Glitches in video games may include graphical and sound errors, collision detection problems, game crashes, and other issues. Quality assurance (QA) testers are commonly employed throughout the development process to find and report glitches to the programmers to be fixed, then potentially start over with a new build of the game. If insufficient bug fixes are performed, numerous glitches and bugs can make their way to the final product. Bethesda Softworks, for example, is notorious for the amount of glitches in their games, though some players even prefer them to a glitch-free experience.

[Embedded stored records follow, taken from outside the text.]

# g8a9/multi-modal-emotion

Hardware: AMD Instinct MI355X
Metric: utterances/sec fwd+bwd (+clip_grad_norm_+AdamW inside the timed step), TAV (BERT+Wav2Vec2+VideoMAE) b=32, 1/2/4/8 MI355X (higher is better)
Workload: dtype bf16; 1 GPU; tav_nn.py TAV preset B (bert 12 L + wav2vec2 12 L / 768 + videomae 12 L / 768 on 16 frames + fusion 12 L), global batch 32 = 32 per GPU x 1, text 128 tok, audio 80000 samples, video 16x3x224x224 (104 fusion / 1464 encoder tokens), 547.0 GFLOP forward per utterance; global_batch=32, per_gpu_batch=32, parallelism=dp1, weights=random init (seeded), no checkpoints offline, launch=hipGraph replay

## Files before the change

### include/tavhip.h

```cpp
#ifndef TAVHIP_H
#define TAVHIP_H
#include <stdint.h>

#ifdef __cplusplus
extern "C" {
#endif

enum { TAV_F32 = 0, TAV_BF16 = 1, TAV_FP8 = 2  };
enum {
    TAV_ERR_NULL = -1,
    TAV_ERR_SHAPE = -2,
    TAV_ERR_DTYPE = -3,
    TAV_ERR_ALIGN = -4,
    TAV_ERR_NO_RCCL = -5
};

int tav_version(void);
const char* tav_error_string(int code);

typedef struct tav_gemm_nt_args {
    const void* A; const void* B; void* C;
    void* C_pre;
    const float* bias;
    const void* gelu_in;
// ... 120 lines not shown
int tav_embed_add_fwd(const float* x, const int64_t* ids, const float* table, float* out, int64_t rows, int64_t W, int64_t ntable,
                      void* stream);
int tav_embed_add_bwd(const float* dy, const int64_t* ids, float* dtable, float* partials, int64_t rows, int64_t W, int64_t ntable,
                      int32_t accumulate, void* stream);
int tav_embed_add_bwd_parts(int64_t rows);

typedef struct tav_text_embed_args {
    const int64_t* ids;
    const float* word; const float* pos; const float* type;
    const float* gamma; const float* beta;
    float* pre;
    int64_t* pos_ids;
    float* y_f32; void* y_lp; int32_t lp_dtype;
    float* mean; float* rstd;
    int64_t B, S, W, vocab, max_pos;
    int32_t pad_id;
    float eps;
} tav_text_embed_args;
int tav_text_embed_fwd(const tav_text_embed_args* args, void* stream);
int tav_scatter_add_rows(const float* d, const int64_t* idx, float* dtable, int64_t rows, int64_t W, int64_t ntable, void* stream);

int tav_patchify(const float* video, const int32_t* keep_idx, void* patches, int32_t dtype, int64_t B, int64_t F, int64_t H, int64_t W,
                 int64_t nkeep, void* stream);
int tav_mask_to_index(const uint8_t* mask, int32_t keep_value, int32_t* keep_idx, int32_t* counts, int64_t B, int64_t n, int64_t nkeep,
                      void* stream);
enum { TAV_RAGGED_OVER_TRUE = 1, TAV_RAGGED_OVER_KEEP = 2 };
int tav_ragged_lens(const uint8_t* mask, int32_t* true_cnt, int32_t* vid_lens, int32_t* av_lens, int32_t* status, int64_t B, int64_t ntok,
                    int64_t cap_true, int64_t cap_keep, int64_t base, void* stream);
int tav_gather_rows(const float* table, const int32_t* idx, float* out, int64_t rows, int64_t W, int64_t ntable, void* stream);
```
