+    const Item im = decode(idx, p, th);
+    const int dy = p.up > 1 ? im.tap0 / p.up : 0, dx = p.up > 1 ? im.tap0 % p.up : 0;
+    for (int c = 0; c < 2; ++c) {
+      long long t0 = tr.now();
+      mbar_wait(smem_u32(staged + c), static_cast<uint32_t>(idx & 1));
+      tr.add(kTrEwWait, t0);
+      t0 = tr.now();
+      for (int blk = 0; blk < MT * NQ; ++blk) {
+        const int ch0 = im.nt * N + (blk % NQ) * 32, iy0 = im.ty0 + (blk / NQ) * kTH + c * 8;
+        if (ch0 >= p.cout) continue;
+        const uint8_t *src = tiles + c * tile_bytes + blk * BLK;
+        if (whole && ch0 + 32 <= p.cout) {
+          if (!lead) continue;
+          const int hc = 2 * (p.out_c0 + ch0);
+          if (p.up == 1) {
+            tma_store4d(out_map, smem_u32(src), hc, im.tx0, iy0, im.b);
+          } else {
+            for (int y = 0; y < 8 && iy0 + y < p.oH; ++y)
+              tma_store5d(out_map, smem_u32(src + y * 1024), hc, dx, im.tx0, dy, im.b * p.oH + iy0 + y);
+          }
+          continue;
+        }
+        for (int u = et; u < 128; u += kEpiThreads) {
+          const int r = u >> 1, h = u & 1, iy = iy0 + (r >> 3), ix = im.tx0 + (r & 7);
+          if (ch0 + 16 * h >= p.cout || iy >= p.oH || ix >= p.oW) continue;
+          const int oc = p.out_c0 + ch0 + 16 * h, Y = iy * p.up + dy, X = ix * p.up + dx;
+          uint8_t *op = p.out_h16 + ((static_cast<size_t>(im.b) * p.out_H + Y) * p.out_W + X) * (4 * static_cast<size_t>(p.out_C)) +
+                        (oc / 32) * 128 + (oc % 32) * 2;
+          const uint8_t *row = src + r * 128;
+#pragma unroll
+          for (int k = 0; k < 2; ++k) {
+            *reinterpret_cast<uint4 *>(op + 16 * k) = *reinterpret_cast<const uint4 *>(row + (((2 * h + k) ^ (r & 7)) << 4));
+            *reinterpret_cast<uint4 *>(op + 64 + 16 * k) = *reinterpret_cast<const uint4 *>(row + (((4 + 2 * h + k) ^ (r & 7)) << 4));
+          }
+        }
+      }
+      if (lead) {
+        bulk_commit();
+        bulk_wait_read();
+      }
+      mbar_arrive(smem_u32(freed + c));
+      tr.add(kTrEwBusy, t0);
+    }
+  }
+  if (lead) {
+    bulk_wait_all();
+    tr.flush(0);
+  }
+}
+
 template <int N, int MT, bool HALO>
 __global__ void __launch_bounds__(kDenseThreads, 1)
-    dense_conv_f16_kernel(const __grid_constant__ CUtensorMap in_map, const Params p) {
+    dense_conv_f16_kernel(const __grid_constant__ CUtensorMap in_map, const __grid_constant__ CUtensorMap out_map,
+                          const Params p) {
   using C = Cfg<N, MT, HALO>;
   constexpr int TH = kTH * MT;
   constexpr int H = N / 2;
@@ -237,6 +322,7 @@
   const uint32_t a_ring = smem_u32(smem);
   const uint32_t b_ring = a_ring + C::NA * C::A_BYTES;
   float *const stg = reinterpret_cast<float *>(smem + C::NA * C::A_BYTES + C::NB * C::B_BYTES);
+  const bool pairs = p.out_nchw == nullptr;
   const int G = p.Cin / 32;
   const int taps_item = p.up > 1 ? 1 : p.taps;
   const int units_item = HALO ? G : taps_item * G;
@@ -244,7 +330,11 @@
   if (wg == 0) {
     asm volatile("setmaxnreg.dec.sync.aligned.u32 %0;" ::"n"(C::P_REGS));
     if (tid >= 32) {
-      epilogue_warps<N, MT>(p, stg, s_bar + kSS, s_bar + kSF, n_items, TH, tid - 32);
+      if (pairs)
+        epilogue_pairs<N, MT>(p, &out_map, reinterpret_cast<const uint8_t *>(stg), C::STG_WG * 4, s_bar + kSS, s_bar + kSF,
+                              n_items, TH, tid - 32);
+      else
+        epilogue_warps<N, MT>(p, stg, s_bar + kSS, s_bar + kSF, n_items, TH, tid - 32);
       return;
     }
     if (tid != 0) return;
@@ -295,11 +385,21 @@
   };
   uint32_t a_slot = 0, a_ph = 0, b_slot = 0, b_ph = 0;
   float acc[C::ACC];
+  bool ovf = false;
   Trace tr;
   const long long t_start = tr.now();
   for (long long idx = 0; idx < n_items; ++idx) {
 #pragma unroll
     for (int i = 0; i < C::ACC; ++i) acc[i] = 0.f;
+    const Item im = decode(idx, p, TH);
+    const uint32_t ss = smem_u32(stg) + cw * C::STG_WG * 4 + C::PAIR_BYTES + static_cast<uint32_t>(idx & 1) * 2 * N * 4;
+    if (pairs) {
+      for (int c = wtid; c < 2 * N; c += 128) {
+        const int ch = im.nt * N + c % N;
+        const float *src = c < N ? p.scale : p.shift;
+        st_shared_u32(ss + c * 4, __float_as_uint(ch < p.cout && src ? __ldg(src + ch) : (c < N ? 1.0f : 0.0f)));
+      }
+    }
     uint32_t prev_b = 0;
     int prev_a = -1;
     bool pending = false;
@@ -362,19 +462,59 @@
     if (idx > 0) mbar_wait(smem_u32(&s_bar[kSF + cw]), static_cast<uint32_t>((idx - 1) & 1));
     tr.add(kTrStageFree, t0);
     t0 = tr.now();
-    float *const st = stg + cw * C::STG_WG;
-#pragma unroll
-    for (int mt = 0; mt < MT; ++mt) {
-#pragma unroll
-      for (int i = 0; i < H; i += 2) {
-        const int r = mt * 64 + frag_row(i, wtid), c = frag_col(i, wtid);
-        *reinterpret_cast<float2 *>(st + r * C::SP + c) =
-            make_float2(fmaf(acc[mt * N + H + i], kLoInv, acc[mt * N + i]), fmaf(acc[mt * N + H + i + 1], kLoInv, acc[mt * N + i + 1]));
+    if (pairs) {
+      const int lane = wtid & 31, key = lane >> 2;
+      const uint32_t row = smem_u32(stg) + cw * C::STG_WG * 4 + ((wtid >> 5) * 16 + key) * 128 + (lane & 3) * 4;
+      uint32_t a_hi[4], a_lo[4];
+#pragma unroll
+      for (int jj = 0; jj < 4; ++jj) a_hi[jj] = row + ((jj ^ key) << 4), a_lo[jj] = row + (((4 + jj) ^ key) << 4);
+      uint32_t after_bar;
+      asm volatile("bar.sync %1, 128;\n\tmov.u32 %0, 0;" : "=r"(after_bar) : "r"(1 + cw) : "memory");
+      const uint32_t sc_col = ss + after_bar + (lane & 3) * 8;
+      bool o[MT][2] = {};
+#pragma unroll
+      for (int j = 0; j < N / 8; ++j) {
+        const float2 sc = ld_shared_f2(sc_col + j * 32), sh = ld_shared_f2(sc_col + (N + j * 8) * 4);
+        const float sc0 = sc.x, sc1 = sc.y, sh0 = sh.x, sh1 = sh.y;
+#pragma unroll
+        for (int mt = 0; mt < MT; ++mt) {
+#pragma unroll
+          for (int h = 0; h < 2; ++h) {
+            const int i = j * 4 + h * 2;
+            float v0 = fmaf(acc[mt * N + H + i], kLoInv, acc[mt * N + i]);
+            float v1 = fmaf(acc[mt * N + H + i + 1], kLoInv, acc[mt * N + i + 1]);
+            v0 = fmaf(v0, sc0, sh0);
+            v1 = fmaf(v1, sc1, sh1);
+            if (p.relu) v0 = fmaxf(v0, 0.f), v1 = fmaxf(v1, 0.f);
+            __half2 hi, lo;
+            split_h16x2(v0, v1, hi, lo, o[mt][h]);
+            const uint32_t off = (mt * (N / 32) + j / 4) * C::PAIR_BLK + h * 8 * 128;
+            st_shared_u32(a_hi[j & 3] + off, *reinterpret_cast<const uint32_t *>(&hi));
+            st_shared_u32(a_lo[j & 3] + off, *reinterpret_cast<const uint32_t *>(&lo));
+          }
+        }
+      }
+      const int iy = im.ty0 + cw * 8 + (wtid >> 5) * 2, ix = im.tx0 + key;
+#pragma unroll
+      for (int mt = 0; mt < MT; ++mt)
+        ovf |= ix < p.oW && ((o[mt][0] && iy + mt * kTH < p.oH) || (o[mt][1] && iy + mt * kTH + 1 < p.oH));
+      fence_proxy_async();
+    } else {
+      float *const st = stg + cw * C::STG_WG;
+#pragma unroll
+      for (int mt = 0; mt < MT; ++mt) {
+#pragma unroll
+        for (int i = 0; i < H; i += 2) {
+          const int r = mt * 64 + frag_row(i, wtid), c = frag_col(i, wtid);
+          *reinterpret_cast<float2 *>(st + r * C::SP + c) =
+              make_float2(fmaf(acc[mt * N + H + i], kLoInv, acc[mt * N + i]), fmaf(acc[mt * N + H + i + 1], kLoInv, acc[mt * N + i + 1]));
+        }
       }
     }
     mbar_arrive(smem_u32(&s_bar[kSS + cw]));
     tr.add(kTrEpi, t0);
   }
+  if (ovf && p.status) atomicOr(p.status, 1);
   if (cw == 0) {
     tr.count(kTrItems, static_cast<unsigned long long>(n_items));
     tr.add(kTrCycles, t_start);
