# acgtun/hsearch

Measured on AMD Instinct MI355X. Metric: motif queries/sec (LSH probe + verify, index resident in HBM), higher is better.
Workload: dtype f64

## Files before the change

### hsearch_amd/capi.py

```python
import ctypes as C
import os

import numpy as np

_HERE = os.path.dirname(os.path.abspath(__file__))

HS_OK, HS_ERR_INVALID, HS_ERR_NO_DEVICE, HS_ERR_HIP, HS_ERR_CAPACITY, HS_ERR_STATE, \
    HS_ERR_KEY_COLLISION, HS_ERR_NOMEM, HS_ERR_IO, HS_ERR_PEER = range(10)
_STATUS = ["HS_OK", "HS_ERR_INVALID", "HS_ERR_NO_DEVICE", "HS_ERR_HIP", "HS_ERR_CAPACITY",
           "HS_ERR_STATE", "HS_ERR_KEY_COLLISION", "HS_ERR_NOMEM", "HS_ERR_IO", "HS_ERR_PEER"]

_ALPHABET = "ARNDCQEGHILKMFPSTWYV"

EXPORTS = ["hs_create", "hs_destroy", "hs_last_error", "hs_get_profile", "hs_get_params", "hs_version",
           "hs_set_verify_mode", "hs_set_hash_mode", "hs_set_option", "hs_set_bucket_partition", "hs_set_multiprobe", "hs_probe_buckets", "hs_wait_event", "hs_set_planes", "hs_self_join", "hs_self_join_range", "hs_clustering",
           "hs_clustering_begin", "hs_clustering_table_edges", "hs_clustering_table_apply",
           "hs_clustering_end",
           "hs_embed_codes", "hs_hash_codes", "hs_hash_points", "hs_key_string", "hs_key_fingerprint",
           "hs_key_strings_equal", "hs_index_build", "hs_index_build_subset", "hs_index_build_windows", "hs_index_shard_begin", "hs_index_shard_hash_dev", "hs_index_shard_group_dev",
           "hs_index_shard_tuples_dev", "hs_index_shard_finish_dev", "hs_index_shard_end", "hs_index_save", "hs_index_load", "hs_index_file_check", "hs_klsh_draw_planes", "hs_klsh_codes",
           "hs_index_info_get", "hs_query", "hs_query_dev", "hs_query_codes", "hs_query_codes_dev", "hs_bruteforce",
           "hs_bruteforce_topk", "hs_merge_first_table_dev", "hs_query_radii", "hs_query_radii_dev",
           "hs_bruteforce_radii", "hs_annotate", "hs_annotate_dev", "hs_merge_best", "hs_components", "hs_components_dev",
           "hs_components_range", "hs_components_range_dev", "hs_components_merge", "hs_degrees", "hs_degrees_dev",
           "hs_degrees_range", "hs_degrees_range_dev", "hs_dbscan", "hs_dbscan_dev", "hs_dbscan_edges",
           "hs_cluster_profile", "hs_cluster_profile_dev", "hs_cluster_radii", "hs_cluster_radii_dev",
           "hs_cluster_summary_codes", "hs_msf", "hs_msf_dev", "hs_msf_edges", "hs_msf_cut", "hs_core_distance",
           "hs_core_distance_dev", "hs_density_tree", "hs_density_tree_dev", "hs_density_tree_edges",
           "hs_density_tree_cut", "hs_query_topk", "hs_query_topk_dev", "hs_self_knn", "hs_self_knn_range",
           "hs_self_knn_dev", "hs_self_knn_range_dev", "hs_topk_merge", "hs_seq_match", "hs_seq_match_dev",
           "hs_window_id_start", "hs_seq_match_hits", "hs_seq_match_merge", "hs_join6_tables", "hs_join6_thresholds",
           "hs_join6_selftest", "hs_index_append", "hs_index_append_dev", "hs_index_append_windows",
           "hs_index_table_append"]

TOPK_MAX = 64
NO_ID = 0xffffffff
NOISE = 0xffffffff


class HsError(RuntimeError):
    def __init__(self, status, message):
        self.status = status
        name = _STATUS[status] if 0 <= status < len(_STATUS) else str(status)
        super().__init__("%s: %s" % (name, message))


class _Params(C.Structure):
    _fields_ = [("k", C.c_uint32), ("K", C.c_uint32), ("L", C.c_uint32), ("W", C.c_double),
                ("device", C.c_int32), ("alphabet", C.c_uint32)]


class _Profile(C.Structure):
    _fields_ = [("ms_hash", C.c_double), ("ms_sort", C.c_double), ("ms_gather", C.c_double),
                ("ms_probe", C.c_double), ("ms_verify", C.c_double), ("ms_finalize", C.c_double),
                ("ms_total", C.c_double), ("candidates", C.c_uint64), ("provisional", C.c_uint64),
                ("hits", C.c_uint64), ("verify_launches", C.c_uint64), ("join_batches", C.c_uint64),
                ("ms_join", C.c_double), ("join_items", C.c_uint64), ("join_pairs", C.c_uint64),
                ("join_pairs_issued", C.c_uint64), ("join_i8_batches", C.c_uint64),
                ("hash_values", C.c_uint64), ("hash_flagged", C.c_uint64),
                ("join_row_bytes", C.c_uint32), ("join_wide", C.c_uint32), ("join_items_resident", C.c_uint64),
                ("join_async_retries", C.c_uint64), ("queries_recognised", C.c_uint64),
                ("join_f6_batches", C.c_uint64), ("append_rebuilds", C.c_uint64),
                ("append_new_buckets", C.c_uint64)]


class _IndexInfo(C.Structure):
    _fields_ = [("n", C.c_uint64), ("device_bytes", C.c_uint64), ("n_buckets", C.c_uint64 * 32),
                ("max_bucket", C.c_uint64 * 32), ("key_seed", C.c_uint32)]


class _DbscanCounts(C.Structure):
    _fields_ = [("n_clusters", C.c_uint64), ("n_core", C.c_uint64), ("n_border", C.c_uint64),
                ("n_noise", C.c_uint64), ("n_edges", C.c_uint64)]


class _MsfInfo(C.Structure):
    _fields_ = [("n_tree_edges", C.c_uint64), ("n_components", C.c_uint64), ("n_graph_edges", C.c_uint64),
                ("rounds", C.c_uint32), ("resident", C.c_uint32)]


class _DensityInfo(C.Structure):
    _fields_ = [("n_tree_edges", C.c_uint64), ("n_clusters", C.c_uint64), ("n_core", C.c_uint64),
                ("n_graph_edges", C.c_uint64), ("rounds", C.c_uint32), ("resident", C.c_uint32),
                ("self_joins", C.c_uint32)]


profile_fields = [f[0] for f in _Profile._fields_]

_libs = {}


def lib_path(hooks=False):
    if hooks:
        return os.path.join(_HERE, "libhsearch_amd_hooks.so")
    return os.environ.get("HSEARCH_AMD_LIB") or os.path.join(_HERE, "libhsearch_amd.so")
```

Some players may seek to induce glitches in a game for fun, using methods such as cartridge tilting to disrupt the data flow.

"Glitch hunters" are fans of a game who search for beneficial glitches that will allow them to speedrun the game faster, usually by skipping portions of a level, or quickly defeating enemies. One example of a speedrunning scene with large amounts of glitch hunters is the Souls series. The use of glitches during speedruns is a controversial topic, with some frowning upon their use as subverting the intent of the developers. Those in favor of glitch use believe that using the glitches can in itself take a great deal of skill. Multiple categories of speedruns exist, with "any%" allowing the use of any type of glitch, while "glitchless" indicates the speedrun was performed without them.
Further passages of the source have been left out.